Strategic Partnerships

Strategic partnerships is not something that fits into a specific mold and can be recreated several times.  A strategic partnership is finding value in another company while being able to provide your own unique value or skillset.  A misconception is that international distribution partners are basically the same as a international strategic partner.  In most cases, this is not true.  A strategic partner is somebody that provides more than just infrastructure.  A strategic partner is somebody that complements your own business model and can work in conjunction with you.  The possibilities for how a strategic partnership might play out are endless, but the basis for it depends on that both partners are dependent on each other and the act of breaking up would be painful.  

 

put time into

This is one element that is absolutely crucial to long term success.  For any partnership, there has to be a level of trust before all parties can work together effectively.  Spending time, either in person or through teleconferencing, is the easiest way to build that trust.  This is the time to adapt to any cultural adjustments or syncing up with their workflow.  

The easiest way to build trust in your partnership is to spend time in person with them.  If the country is totally foreign to you, make sure you appropriate enough time adjust your new partner and culture.  A great way to do this is by having your new partner show you around town and personally introduce you to their customs.  This is also a time for you to gather information and prepare your staff with the new changes.

 

ask the in depth probig

It is important to be able to ascertain a profile of your partner early on.  The most straightforward way to do this is by asking as many questions as possible.  The larger your information base is on your new partner, the easier it is going to be to anticipate their needs and for you to understand their capabilities.

What is happening in their business that would als help your company?  Are these the most effective practices?  What are their specific expertise?  What is their access to capital.  What is the profile for their client base? Key connections?  Which marketing channels do they use?What are some challenges they face?  Are there any internal or external threats?

 

gauge what you can offer

Through all this, you should have a good idea as to what your capabilities are.  When you are trying to engage in a partnership, your value has to be as promising as your potential partner.  You should be able to gauge and take an inventory as to what your side can offer in exchange.  

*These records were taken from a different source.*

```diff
@@ -697,21 +728,34 @@
     const int64_t plane = g.n[0] * g.n[1], b2 = g.b[2];
     PassDesc dy = pass_y(g, false, m, support, 0, b2), dz = pass_z(g, false, m, support);
     zc_route(p, g, work, false, 0, dy, dz);
-    {
-        ig_prof_scope prof(ctx, "fft_pad_x", (double)(g.bvol + (w ? g.bvol : 0) + g.cvol) * g.C * 8.0);
-        int wmode; bool axis0;
-        const PassDesc d = pass_x(g, false, m, w, 0, b2, false, wmode, axis0);
-        if (int rc = launch_pass(ctx, p->axis[0], d, axis0, wmode)) return rc;
-    }
-    {
-        ig_prof_scope prof(ctx, "fft_pad_y", (double)(g.cvol + plane * b2) * g.C * 8.0);
-        if (int rc = launch_pass(ctx, p->axis[1], dy, false, 0)) return rc;
-    }
-    {
-        ig_prof_scope prof(ctx, "fft_pad_z", (double)(plane * b2 + g.vol) * g.C * 8.0);
-        if (int rc = launch_pass(ctx, p->axis[2], dz, false, 0)) return rc;
-    }
-    return IG_OK;
+    const XyChunks part = xy_partition(p, g, 0, b2);
+    if (int rc = xy_fork(ctx, part)) return rc;
+    const bool keep = part.count > 1;
+    int rc = IG_OK;
+    for (int64_t i = 0; i < part.count && !rc; ++i) {
+        const XyChunk c = xy_chunk(part, i);
+        hipStream_t const s = xy_stream(ctx, c.stream);
+        const double share = (double)c.nz / (double)b2;
+        {
+            ig_prof_scope prof(ctx, "fft_pad_x", (double)(g.bvol + (w ? g.bvol : 0) + g.cvol) * g.C * 8.0 * share, s);
+            int wmode; bool axis0;
+            const PassDesc d = pass_x(g, false, m, w, c.z0, c.nz, false, wmode, axis0);
+            rc = launch_pass(ctx, p->axis[0], d, axis0, wmode, s, keep);
+        }
+        if (rc) break;
+        PassDesc dyc = dy;
+        if (part.count > 1) {
+            PassDesc dzc = pass_z(g, false, m, support);
+            dyc = pass_y(g, false, m, support, c.z0, c.nz);
+            zc_route(p, g, work, false, c.z0, dyc, dzc);
+        }
+        ig_prof_scope prof(ctx, "fft_pad_y", (double)(g.cvol + plane * b2) * g.C * 8.0 * share, s);
+        rc = launch_pass(ctx, p->axis[1], dyc, false, 0, s);
+    }
+    if (int rj = xy_join(ctx, part)) return rc ? rc : rj;
+    if (rc) return rc;
+    ig_prof_scope prof(ctx, "fft_pad_z", (double)(plane * b2 + g.vol) * g.C * 8.0);
+    return launch_pass(ctx, p->axis[2], dz, false, 0);
 }
 
 static int exec_cropped(ig_fft* p, float2* y, const float2* w, float2* x, int64_t x_bstride, float2* work, const short2* support,
@@ -728,18 +772,32 @@
         if (int rc = launch_pass(ctx, p->axis[2], dz, false, 0)) return rc;
     }
     if (!(phases & 2) || nz <= 0) return IG_OK;
-    {
-        ig_prof_scope prof(ctx, "fft_crop_y", (double)(plane * nz + g.n[0] * g.b[1] * nz) * g.C * 8.0);
-        if (int rc = launch_pass(ctx, p->axis[1], dy, false, 0)) return rc;
-    }
-    {
-        const double bytes = sum_coils ? (double)(g.cvol + g.bvol) * g.C * 8.0 + (double)g.bvol * 8.0 : (double)(g.cvol + g.bvol + (w ? g.bvol : 0)) * g.C * 8.0;
-        ig_prof_scope prof(ctx, "fft_crop_x", bytes * (double)nz / (double)b2);
+    const double bytes_x = sum_coils ? (double)(g.cvol + g.bvol) * g.C * 8.0 + (double)g.bvol * 8.0 : (double)(g.cvol + g.bvol + (w ? g.bvol : 0)) * g.C * 8.0;
+    const XyChunks part = xy_partition(p, g, z0, z1);
+    if (int rc = xy_fork(ctx, part)) return rc;
+    const bool keep = part.count > 1;
+    int rc = IG_OK;
+    for (int64_t i = 0; i < part.count && !rc; ++i) {
+        const XyChunk c = xy_chunk(part, i);
+        hipStream_t const s = xy_stream(ctx, c.stream);
+        {
+            PassDesc dyc = dy;
+            if (part.count > 1) {
+                PassDesc dzc = pass_z(g, true, m, support);
+                dyc = pass_y(g, true, m, support, c.z0, c.nz);
+                zc_route(p, g, work, true, c.z0, dyc, dzc);
+            }
+            ig_prof_scope prof(ctx, "fft_crop_y", (double)(plane * c.nz + g.n[0] * g.b[1] * c.nz) * g.C * 8.0, s);
+            rc = launch_pass(ctx, p->axis[1], dyc, false, 0, s, keep);
+        }
+        if (rc) break;
+        ig_prof_scope prof(ctx, "fft_crop_x", bytes_x * (double)c.nz / (double)b2, s);
         int wmode; bool axis0;
-        const PassDesc d = pass_x(g, true, m, w, z0, nz, sum_coils, wmode, axis0);
-        if (int rc = launch_pass(ctx, p->axis[0], d, axis0, wmode)) return rc;
-    }
-    return IG_OK;
+        const PassDesc d = pass_x(g, true, m, w, c.z0, c.nz, sum_coils, wmode, axis0);
+        rc = launch_pass(ctx, p->axis[0], d, axis0, wmode, s);
+    }
+    if (int rj = xy_join(ctx, part)) return rc ? rc : rj;
+    return rc;
 }
 
 int64_t ig_fft_zc_size(const int64_t* dims, const int64_t* box_dims, int64_t coils, int64_t piece_bytes) {
diff --git a/indigo_amd/csrc/ig_fft_xy.h b/indigo_amd/csrc/ig_fft_xy.h
--- /dev/null
+++ b/indigo_amd/csrc/ig_fft_xy.h
@@ -0,0 +1,34 @@
+#pragma once
+#include <cstdint>
+
+constexpr int XY_MAX_STREAMS = 3;
+
+struct XyChunks {
+    int64_t z0, z1;
+    int64_t K;
+    int64_t count;
+    int S;
+};
+
+struct XyChunk { int64_t z0, nz; int stream; };
+
+constexpr int64_t XY_AUTO_CHUNK_BYTES = int64_t(128) << 20;
+static inline int64_t xy_auto_planes(int64_t plane_bytes) {
+    return plane_bytes <= 0 ? 0 : (XY_AUTO_CHUNK_BYTES + plane_bytes - 1) / plane_bytes;
+}
+
+static inline XyChunks xy_chunks(int64_t z0, int64_t z1, int64_t K, int S) {
+    XyChunks p{z0, z1, 0, 0, 1};
+    const int64_t planes = z1 - z0;
+    if (planes <= 0) return p;
+    p.K = (K <= 0 || K >= planes) ? planes : K;
+    p.count = (planes + p.K - 1) / p.K;
+    p.S = S < 1 ? 1 : S > XY_MAX_STREAMS ? XY_MAX_STREAMS : S;
+    if (p.S > p.count) p.S = (int)p.count;
+    return p;
+}
+
+static inline XyChunk xy_chunk(const XyChunks& p, int64_t i) {
+    const int64_t lo = p.z0 + i * p.K, hi = lo + p.K < p.z1 ? lo + p.K : p.z1;
+    return XyChunk{lo, hi - lo, (int)(i % p.S)};
+}
```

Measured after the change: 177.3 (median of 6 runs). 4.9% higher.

For example, perhaps you have relevant contacts that could help your partner immensely.  Or you might have specific knowledge about something or even a potential target market that your partner could find useful.    You might find that you have personal that you could make their process more efficient.  This is a time that you should collaborate and gather as much research as  you can to maximize this strategic partnership.  The more avenues of collaboration you can find, the higher chance you give your partnership to succeed in the long run.  

 

never stop evaluting

As you continue along and build your partnership up, it’s important to continuously evaluate and negotiate over time.  Just like any other business venture, it’s important to revisit and reanalyze projects or programs that both companies are taking advantage of.  Things are changing fast enough that it makes sense to go back and try maximize any programs that have been lacking attention.  The same goes for projects that are no longer effective for either company.  Often times these come from changing circumstances that make them either inefficient or irrelevant. This also presents itself with good opportunity to look at new opportunities for collaboration.  

This could be a good time to look at purchasing and other financial agreements.  This could also include incentive programs for existing employees.  This time should really be spent with a discerning eye looking at all current collaboration.  For example, you might have been working on digital media between your two companies, but are finding that as it is taking longer, the more out of date the information is becoming.  Here you have the options to stop completely or try to pivot the project in a new, more effective position.